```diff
diff --git a/include/anatomask_hip.h b/include/anatomask_hip.h
--- a/include/anatomask_hip.h
+++ b/include/anatomask_hip.h
@@ -146,6 +146,13 @@
 int am_proj_norm_bwd(int dtype, const void* x, const float* drec, long nvox, int C, const float* w, const float* gamma, const float* beta,
                      const float* mean, const float* rstd, const float* scale, double* workspace, float* coef, void* dx,
                      float* dgamma_accum, float* dbeta_accum, float* dw_accum, float* db_accum, void* stream);
+int am_head_loss(int dtype, const void* x, const float* inp, const uint8_t* active, int B, int D, int H, int W, int C, int normalized,
+                 const float* w, const float* b, const float* gamma, const float* beta, const float* mean, const float* rstd,
+                 const float* scale, const float* shift, const float* gout , double* workspace, float* coef, float* e,
+                 float* l2m, float* info, float* dgamma_accum, float* dbeta_accum, float* dw_accum, float* db_accum, void* stream);
+int am_head_loss_supported(int dtype, int C);
+int am_proj_norm_bwd_apply(int dtype, const void* x, const float* e, const float* k, long nvox, int C, const float* mean, const float* rstd,
+                           const float* coef, void* dx, void* stream);
 int am_proj_bwd(int dtype, const void* x, const float* drec, long nvox, int C, const float* w, void* dx, float* dw_accum,
                 float* db_accum, float* det_workspace, long det_workspace_floats , void* stream);
 
```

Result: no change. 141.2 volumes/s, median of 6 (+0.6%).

● **Exercise requirements**: Word for word, write out all of the data above.

● **Answer box**:
```diff
diff --git a/include/anatomask_hip.h b/include/anatomask_hip.h
--- a/include/anatomask_hip.h
+++ b/include/anatomask_hip.h
@@ -146,6 +146,13 @@
 int am_proj_norm_bwd(int dtype, const void* x, const float* drec, long nvox, int C, const float* w, const float* gamma, const float* beta,
                      const float* mean, const float* rstd, const float* scale, double* workspace, float* coef, void* dx,
                      float* dgamma_accum, float* dbeta_accum, float* dw_accum, float* db_accum, void* stream);
+int am_head_loss(int dtype, const void* x, const float* inp, const uint8_t* active, int B, int D, int H, int W, int C, int normalized,
+                 const float* w, const float* b, const float* gamma, const float* beta, const float* mean, const float* rstd,
+                 const float* scale, const float* shift, const float* gout , double* workspace, float* coef, float* e,
+                 float* l2m, float* info, float* dgamma_accum, float* dbeta_accum, float* dw_accum, float* db_accum, void* stream);
+int am_head_loss_supported(int dtype, int C);
+int am_proj_norm_bwd_apply(int dtype, const void* x, const float* e, const float* k, long nvox, int C, const float* mean, const float* rstd,
+                           const float* coef, void* dx, void* stream);
 int am_proj_bwd(int dtype, const void* x, const float* drec, long nvox, int C, const float* w, void* dx, float* dw_accum,
                 float* db_accum, float* det_workspace, long det_workspace_floats , void* stream);
 
```

Result: no change. 141.2 volumes/s, median of 6 (+0.6%).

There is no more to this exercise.